* _Assignment_: Go through the data below and copy each line where the word "goff" occurs.

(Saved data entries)
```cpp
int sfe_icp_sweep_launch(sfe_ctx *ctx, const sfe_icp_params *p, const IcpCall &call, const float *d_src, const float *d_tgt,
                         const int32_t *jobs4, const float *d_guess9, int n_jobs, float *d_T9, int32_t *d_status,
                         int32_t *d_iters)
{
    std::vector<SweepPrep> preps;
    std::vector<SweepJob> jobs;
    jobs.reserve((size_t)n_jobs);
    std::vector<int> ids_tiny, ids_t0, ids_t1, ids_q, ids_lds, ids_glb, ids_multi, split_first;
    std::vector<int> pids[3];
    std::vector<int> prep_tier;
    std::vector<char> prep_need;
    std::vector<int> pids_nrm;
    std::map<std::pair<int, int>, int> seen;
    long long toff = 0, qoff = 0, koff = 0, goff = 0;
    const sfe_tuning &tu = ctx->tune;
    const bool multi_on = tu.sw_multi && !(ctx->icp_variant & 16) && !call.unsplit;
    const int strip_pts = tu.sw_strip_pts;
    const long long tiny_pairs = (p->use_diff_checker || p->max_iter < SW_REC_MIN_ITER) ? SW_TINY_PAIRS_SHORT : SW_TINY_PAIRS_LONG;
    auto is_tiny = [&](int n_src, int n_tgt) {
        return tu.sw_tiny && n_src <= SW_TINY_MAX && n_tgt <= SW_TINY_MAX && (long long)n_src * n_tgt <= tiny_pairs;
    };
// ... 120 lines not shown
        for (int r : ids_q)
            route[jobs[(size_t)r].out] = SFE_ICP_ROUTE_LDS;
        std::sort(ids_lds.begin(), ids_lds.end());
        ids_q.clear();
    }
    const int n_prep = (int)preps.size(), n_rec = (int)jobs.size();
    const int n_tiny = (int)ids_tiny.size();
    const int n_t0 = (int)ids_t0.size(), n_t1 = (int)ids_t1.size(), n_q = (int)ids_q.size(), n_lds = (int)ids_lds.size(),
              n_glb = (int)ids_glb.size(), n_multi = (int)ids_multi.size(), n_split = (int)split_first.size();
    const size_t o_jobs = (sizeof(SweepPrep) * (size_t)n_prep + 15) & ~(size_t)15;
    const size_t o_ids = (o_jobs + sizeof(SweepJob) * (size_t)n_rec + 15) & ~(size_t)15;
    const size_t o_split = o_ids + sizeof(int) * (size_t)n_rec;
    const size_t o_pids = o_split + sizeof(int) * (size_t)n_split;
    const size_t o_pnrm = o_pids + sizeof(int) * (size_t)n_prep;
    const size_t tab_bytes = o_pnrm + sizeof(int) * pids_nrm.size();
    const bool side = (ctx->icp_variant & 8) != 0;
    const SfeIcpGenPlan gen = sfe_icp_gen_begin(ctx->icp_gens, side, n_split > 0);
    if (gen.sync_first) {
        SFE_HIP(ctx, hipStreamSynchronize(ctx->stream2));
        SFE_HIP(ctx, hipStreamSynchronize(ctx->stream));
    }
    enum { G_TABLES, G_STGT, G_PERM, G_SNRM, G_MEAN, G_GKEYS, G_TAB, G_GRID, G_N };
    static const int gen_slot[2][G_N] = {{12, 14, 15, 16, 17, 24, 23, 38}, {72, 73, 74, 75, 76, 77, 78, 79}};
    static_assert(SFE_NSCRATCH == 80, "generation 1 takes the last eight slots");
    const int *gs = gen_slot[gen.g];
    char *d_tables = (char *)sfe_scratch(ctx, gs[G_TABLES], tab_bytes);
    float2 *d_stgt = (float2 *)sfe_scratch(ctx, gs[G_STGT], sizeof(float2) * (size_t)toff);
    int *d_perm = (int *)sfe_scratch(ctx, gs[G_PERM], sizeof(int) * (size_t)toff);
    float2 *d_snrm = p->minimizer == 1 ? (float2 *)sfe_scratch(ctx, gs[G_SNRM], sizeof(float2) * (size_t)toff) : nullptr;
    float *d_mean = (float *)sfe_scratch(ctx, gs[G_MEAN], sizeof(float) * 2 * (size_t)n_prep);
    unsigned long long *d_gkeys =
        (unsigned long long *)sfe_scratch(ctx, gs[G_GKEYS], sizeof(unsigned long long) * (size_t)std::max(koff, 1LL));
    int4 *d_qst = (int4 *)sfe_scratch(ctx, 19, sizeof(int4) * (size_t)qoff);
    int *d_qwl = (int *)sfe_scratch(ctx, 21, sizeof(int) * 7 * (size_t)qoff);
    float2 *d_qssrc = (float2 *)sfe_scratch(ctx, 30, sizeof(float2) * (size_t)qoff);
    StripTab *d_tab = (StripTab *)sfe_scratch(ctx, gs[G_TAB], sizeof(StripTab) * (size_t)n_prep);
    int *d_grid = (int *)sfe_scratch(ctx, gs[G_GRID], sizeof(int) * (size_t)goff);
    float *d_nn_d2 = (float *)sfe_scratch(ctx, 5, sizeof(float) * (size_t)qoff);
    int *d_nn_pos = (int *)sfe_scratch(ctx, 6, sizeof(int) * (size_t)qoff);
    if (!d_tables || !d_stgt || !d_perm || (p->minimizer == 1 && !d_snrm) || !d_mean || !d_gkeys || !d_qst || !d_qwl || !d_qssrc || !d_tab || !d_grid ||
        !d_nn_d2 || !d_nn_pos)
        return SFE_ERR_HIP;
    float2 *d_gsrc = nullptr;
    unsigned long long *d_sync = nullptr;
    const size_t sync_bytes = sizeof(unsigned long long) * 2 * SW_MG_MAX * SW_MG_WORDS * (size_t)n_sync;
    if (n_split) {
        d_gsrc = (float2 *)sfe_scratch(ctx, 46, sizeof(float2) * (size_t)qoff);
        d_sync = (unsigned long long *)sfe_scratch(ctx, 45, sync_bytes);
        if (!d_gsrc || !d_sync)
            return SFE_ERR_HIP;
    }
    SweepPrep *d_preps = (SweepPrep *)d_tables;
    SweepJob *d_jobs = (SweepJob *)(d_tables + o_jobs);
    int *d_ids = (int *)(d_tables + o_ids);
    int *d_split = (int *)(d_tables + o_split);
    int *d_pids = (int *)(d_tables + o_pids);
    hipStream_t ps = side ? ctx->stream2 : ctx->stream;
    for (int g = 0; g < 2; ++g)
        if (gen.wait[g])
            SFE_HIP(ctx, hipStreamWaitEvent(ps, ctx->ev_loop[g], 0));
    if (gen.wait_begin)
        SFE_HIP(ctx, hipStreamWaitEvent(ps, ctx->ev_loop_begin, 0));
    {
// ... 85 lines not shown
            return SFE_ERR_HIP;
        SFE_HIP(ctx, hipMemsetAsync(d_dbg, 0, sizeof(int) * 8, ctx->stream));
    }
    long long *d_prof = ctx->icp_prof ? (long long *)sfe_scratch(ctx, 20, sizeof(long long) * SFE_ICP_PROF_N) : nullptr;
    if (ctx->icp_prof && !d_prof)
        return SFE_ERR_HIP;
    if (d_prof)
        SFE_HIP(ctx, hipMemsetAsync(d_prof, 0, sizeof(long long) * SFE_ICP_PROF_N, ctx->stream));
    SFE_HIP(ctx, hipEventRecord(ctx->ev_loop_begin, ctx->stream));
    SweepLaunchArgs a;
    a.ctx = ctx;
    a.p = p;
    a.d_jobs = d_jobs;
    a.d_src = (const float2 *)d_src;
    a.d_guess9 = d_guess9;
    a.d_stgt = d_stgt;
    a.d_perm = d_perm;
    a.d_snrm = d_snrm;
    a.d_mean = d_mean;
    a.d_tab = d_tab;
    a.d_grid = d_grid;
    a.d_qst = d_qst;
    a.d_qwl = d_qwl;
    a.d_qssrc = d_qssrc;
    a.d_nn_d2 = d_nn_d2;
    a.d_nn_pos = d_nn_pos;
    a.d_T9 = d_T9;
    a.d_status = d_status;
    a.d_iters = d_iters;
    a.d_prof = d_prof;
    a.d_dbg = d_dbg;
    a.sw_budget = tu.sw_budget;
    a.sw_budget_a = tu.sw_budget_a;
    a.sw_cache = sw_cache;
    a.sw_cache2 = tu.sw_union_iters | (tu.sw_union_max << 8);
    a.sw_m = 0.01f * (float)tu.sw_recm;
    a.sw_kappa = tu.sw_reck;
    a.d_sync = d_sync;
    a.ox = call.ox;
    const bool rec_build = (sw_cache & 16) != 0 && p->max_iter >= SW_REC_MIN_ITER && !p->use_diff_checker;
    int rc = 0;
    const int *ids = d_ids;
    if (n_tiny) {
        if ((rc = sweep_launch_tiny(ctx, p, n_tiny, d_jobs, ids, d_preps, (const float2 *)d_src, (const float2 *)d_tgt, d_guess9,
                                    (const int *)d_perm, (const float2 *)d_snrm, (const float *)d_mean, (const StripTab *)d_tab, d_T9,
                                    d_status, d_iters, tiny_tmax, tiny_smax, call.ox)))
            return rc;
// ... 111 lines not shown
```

* * *

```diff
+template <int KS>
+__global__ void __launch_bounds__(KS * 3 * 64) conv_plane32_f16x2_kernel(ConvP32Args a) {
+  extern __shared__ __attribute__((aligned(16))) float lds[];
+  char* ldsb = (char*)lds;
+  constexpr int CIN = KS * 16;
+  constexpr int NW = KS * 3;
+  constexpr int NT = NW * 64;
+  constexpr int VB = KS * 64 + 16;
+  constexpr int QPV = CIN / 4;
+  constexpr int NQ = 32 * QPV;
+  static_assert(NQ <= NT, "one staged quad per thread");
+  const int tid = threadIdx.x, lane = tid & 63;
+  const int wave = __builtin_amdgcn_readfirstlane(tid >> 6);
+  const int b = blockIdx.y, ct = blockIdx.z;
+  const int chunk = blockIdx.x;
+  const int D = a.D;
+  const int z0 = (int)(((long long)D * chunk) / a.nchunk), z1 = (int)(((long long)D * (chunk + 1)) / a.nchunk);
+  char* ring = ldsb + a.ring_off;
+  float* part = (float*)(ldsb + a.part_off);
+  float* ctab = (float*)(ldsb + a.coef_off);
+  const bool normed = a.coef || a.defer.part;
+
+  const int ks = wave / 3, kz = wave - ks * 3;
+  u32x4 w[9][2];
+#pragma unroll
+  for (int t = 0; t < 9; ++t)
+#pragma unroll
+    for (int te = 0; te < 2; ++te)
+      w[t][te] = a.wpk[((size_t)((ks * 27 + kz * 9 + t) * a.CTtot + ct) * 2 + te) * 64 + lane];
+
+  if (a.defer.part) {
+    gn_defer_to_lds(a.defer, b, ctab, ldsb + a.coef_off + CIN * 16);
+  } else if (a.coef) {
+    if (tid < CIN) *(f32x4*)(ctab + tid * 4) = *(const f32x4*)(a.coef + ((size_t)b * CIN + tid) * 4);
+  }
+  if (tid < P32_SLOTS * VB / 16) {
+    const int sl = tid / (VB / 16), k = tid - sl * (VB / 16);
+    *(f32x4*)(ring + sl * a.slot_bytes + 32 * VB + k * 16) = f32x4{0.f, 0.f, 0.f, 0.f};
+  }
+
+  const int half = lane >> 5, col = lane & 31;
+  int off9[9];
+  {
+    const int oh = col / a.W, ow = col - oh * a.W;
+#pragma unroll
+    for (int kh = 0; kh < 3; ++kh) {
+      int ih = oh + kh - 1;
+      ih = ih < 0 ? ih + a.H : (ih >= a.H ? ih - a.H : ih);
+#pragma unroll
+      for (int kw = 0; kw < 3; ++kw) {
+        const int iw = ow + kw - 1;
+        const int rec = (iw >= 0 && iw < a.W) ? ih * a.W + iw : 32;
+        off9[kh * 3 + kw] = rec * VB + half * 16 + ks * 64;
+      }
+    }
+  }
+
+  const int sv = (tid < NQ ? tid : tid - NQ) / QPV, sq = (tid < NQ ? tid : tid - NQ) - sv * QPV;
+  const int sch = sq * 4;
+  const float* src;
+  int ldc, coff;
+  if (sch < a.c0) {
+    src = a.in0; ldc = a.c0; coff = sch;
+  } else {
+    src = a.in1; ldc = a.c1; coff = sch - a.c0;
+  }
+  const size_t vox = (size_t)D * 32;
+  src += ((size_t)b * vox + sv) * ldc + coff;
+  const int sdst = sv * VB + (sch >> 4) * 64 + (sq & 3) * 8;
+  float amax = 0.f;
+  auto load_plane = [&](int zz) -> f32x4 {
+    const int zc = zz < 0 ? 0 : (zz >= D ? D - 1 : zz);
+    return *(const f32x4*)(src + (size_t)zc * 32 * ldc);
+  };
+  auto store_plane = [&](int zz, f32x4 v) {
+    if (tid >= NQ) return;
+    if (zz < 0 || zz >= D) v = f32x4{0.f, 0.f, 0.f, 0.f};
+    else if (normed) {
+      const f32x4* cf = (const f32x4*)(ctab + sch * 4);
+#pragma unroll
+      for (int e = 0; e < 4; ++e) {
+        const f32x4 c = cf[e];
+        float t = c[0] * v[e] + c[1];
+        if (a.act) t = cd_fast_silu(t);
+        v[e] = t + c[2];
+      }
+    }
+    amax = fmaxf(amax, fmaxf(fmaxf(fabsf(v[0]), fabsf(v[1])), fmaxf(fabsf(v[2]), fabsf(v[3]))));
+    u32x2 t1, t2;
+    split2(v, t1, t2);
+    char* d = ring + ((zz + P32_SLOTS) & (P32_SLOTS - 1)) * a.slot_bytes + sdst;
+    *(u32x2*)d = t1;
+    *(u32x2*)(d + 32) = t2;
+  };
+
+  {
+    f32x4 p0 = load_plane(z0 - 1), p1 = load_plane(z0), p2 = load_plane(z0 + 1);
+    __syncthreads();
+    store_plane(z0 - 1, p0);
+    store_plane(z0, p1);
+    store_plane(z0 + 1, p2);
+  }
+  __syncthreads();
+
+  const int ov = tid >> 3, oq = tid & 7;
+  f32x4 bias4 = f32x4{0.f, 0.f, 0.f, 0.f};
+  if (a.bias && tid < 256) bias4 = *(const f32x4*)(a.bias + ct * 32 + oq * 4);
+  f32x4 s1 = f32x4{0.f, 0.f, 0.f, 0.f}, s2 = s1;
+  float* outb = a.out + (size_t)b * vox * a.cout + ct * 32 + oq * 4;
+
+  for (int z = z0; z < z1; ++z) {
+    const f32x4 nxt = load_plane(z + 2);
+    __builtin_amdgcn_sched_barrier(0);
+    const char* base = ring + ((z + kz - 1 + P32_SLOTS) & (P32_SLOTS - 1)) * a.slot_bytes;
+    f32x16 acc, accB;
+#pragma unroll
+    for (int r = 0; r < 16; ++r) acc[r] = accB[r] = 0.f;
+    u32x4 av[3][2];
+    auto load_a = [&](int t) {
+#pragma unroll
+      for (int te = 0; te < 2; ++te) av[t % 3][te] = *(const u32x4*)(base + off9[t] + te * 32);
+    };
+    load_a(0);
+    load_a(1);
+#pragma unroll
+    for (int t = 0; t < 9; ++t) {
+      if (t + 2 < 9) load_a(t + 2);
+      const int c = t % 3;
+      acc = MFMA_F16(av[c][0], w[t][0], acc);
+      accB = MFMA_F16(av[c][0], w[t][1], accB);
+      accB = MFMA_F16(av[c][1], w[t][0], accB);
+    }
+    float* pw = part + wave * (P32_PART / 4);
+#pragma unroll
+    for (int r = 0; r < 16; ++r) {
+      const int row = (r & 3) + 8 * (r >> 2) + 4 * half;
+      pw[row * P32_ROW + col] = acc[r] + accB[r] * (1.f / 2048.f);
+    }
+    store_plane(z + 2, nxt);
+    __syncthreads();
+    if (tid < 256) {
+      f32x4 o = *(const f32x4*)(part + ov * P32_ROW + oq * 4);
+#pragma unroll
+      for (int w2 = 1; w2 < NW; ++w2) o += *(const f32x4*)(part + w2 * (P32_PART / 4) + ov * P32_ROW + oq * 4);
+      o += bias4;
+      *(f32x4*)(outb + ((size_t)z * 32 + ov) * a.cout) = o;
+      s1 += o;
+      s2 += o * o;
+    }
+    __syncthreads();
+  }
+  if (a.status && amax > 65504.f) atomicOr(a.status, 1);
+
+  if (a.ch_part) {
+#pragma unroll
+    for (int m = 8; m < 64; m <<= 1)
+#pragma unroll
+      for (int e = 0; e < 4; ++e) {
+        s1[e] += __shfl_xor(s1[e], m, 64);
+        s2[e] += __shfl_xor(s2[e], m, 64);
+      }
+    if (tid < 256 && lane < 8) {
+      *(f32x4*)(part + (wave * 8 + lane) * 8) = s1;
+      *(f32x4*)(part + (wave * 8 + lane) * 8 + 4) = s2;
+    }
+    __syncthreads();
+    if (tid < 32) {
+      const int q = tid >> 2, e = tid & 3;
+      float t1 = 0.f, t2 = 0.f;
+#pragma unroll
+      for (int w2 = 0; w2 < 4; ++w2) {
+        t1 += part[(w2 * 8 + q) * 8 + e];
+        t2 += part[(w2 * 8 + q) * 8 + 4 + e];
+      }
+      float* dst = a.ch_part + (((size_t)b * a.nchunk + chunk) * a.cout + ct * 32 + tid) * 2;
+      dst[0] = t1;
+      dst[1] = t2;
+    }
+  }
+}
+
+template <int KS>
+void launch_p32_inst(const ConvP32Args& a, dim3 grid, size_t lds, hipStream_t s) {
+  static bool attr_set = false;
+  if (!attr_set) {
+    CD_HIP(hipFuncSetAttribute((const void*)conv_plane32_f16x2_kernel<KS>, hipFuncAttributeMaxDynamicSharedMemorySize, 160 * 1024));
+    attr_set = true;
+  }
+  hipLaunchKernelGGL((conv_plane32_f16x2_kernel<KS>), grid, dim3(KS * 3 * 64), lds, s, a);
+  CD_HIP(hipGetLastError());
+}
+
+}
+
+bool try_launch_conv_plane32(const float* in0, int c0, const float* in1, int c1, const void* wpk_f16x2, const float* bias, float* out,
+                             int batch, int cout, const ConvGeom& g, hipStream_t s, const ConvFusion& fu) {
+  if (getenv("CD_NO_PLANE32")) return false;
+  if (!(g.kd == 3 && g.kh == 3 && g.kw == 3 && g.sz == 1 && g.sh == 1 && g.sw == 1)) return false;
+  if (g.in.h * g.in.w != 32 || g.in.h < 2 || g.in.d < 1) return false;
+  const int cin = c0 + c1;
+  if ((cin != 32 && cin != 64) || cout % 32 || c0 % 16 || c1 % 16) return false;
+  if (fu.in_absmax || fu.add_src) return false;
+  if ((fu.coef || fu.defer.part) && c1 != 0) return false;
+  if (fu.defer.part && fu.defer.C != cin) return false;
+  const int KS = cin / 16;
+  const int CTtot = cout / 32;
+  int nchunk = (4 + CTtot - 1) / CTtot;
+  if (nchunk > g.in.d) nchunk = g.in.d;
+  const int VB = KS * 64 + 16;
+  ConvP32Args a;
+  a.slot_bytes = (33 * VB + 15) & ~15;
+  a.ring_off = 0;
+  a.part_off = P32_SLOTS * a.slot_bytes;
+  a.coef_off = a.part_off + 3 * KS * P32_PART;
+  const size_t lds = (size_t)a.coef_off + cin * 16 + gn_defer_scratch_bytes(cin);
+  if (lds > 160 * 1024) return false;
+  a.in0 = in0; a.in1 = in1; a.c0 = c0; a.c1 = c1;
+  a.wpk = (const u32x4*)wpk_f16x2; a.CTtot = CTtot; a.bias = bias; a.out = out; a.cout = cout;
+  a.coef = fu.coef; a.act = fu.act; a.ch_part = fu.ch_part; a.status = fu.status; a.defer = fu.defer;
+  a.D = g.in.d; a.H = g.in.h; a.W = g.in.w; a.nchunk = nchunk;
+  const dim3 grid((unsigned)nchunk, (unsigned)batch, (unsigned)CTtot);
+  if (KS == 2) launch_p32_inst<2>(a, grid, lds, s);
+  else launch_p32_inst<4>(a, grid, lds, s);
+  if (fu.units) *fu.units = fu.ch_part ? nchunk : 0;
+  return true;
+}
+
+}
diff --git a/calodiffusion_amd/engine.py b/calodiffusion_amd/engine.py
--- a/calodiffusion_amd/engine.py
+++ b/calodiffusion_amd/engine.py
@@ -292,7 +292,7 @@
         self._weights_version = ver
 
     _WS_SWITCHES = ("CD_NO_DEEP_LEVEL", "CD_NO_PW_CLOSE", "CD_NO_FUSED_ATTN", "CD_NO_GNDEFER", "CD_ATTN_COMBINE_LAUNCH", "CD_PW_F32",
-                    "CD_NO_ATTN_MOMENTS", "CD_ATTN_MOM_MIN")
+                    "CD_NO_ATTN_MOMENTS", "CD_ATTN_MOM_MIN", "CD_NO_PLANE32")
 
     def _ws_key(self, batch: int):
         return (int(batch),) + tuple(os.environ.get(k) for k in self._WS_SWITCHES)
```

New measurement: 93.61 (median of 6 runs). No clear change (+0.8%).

* _Completed task_:
    long long toff = 0, qoff = 0, koff = 0, goff = 0;
    int *d_grid = (int *)sfe_scratch(ctx, gs[G_GRID], sizeof(int) * (size_t)goff);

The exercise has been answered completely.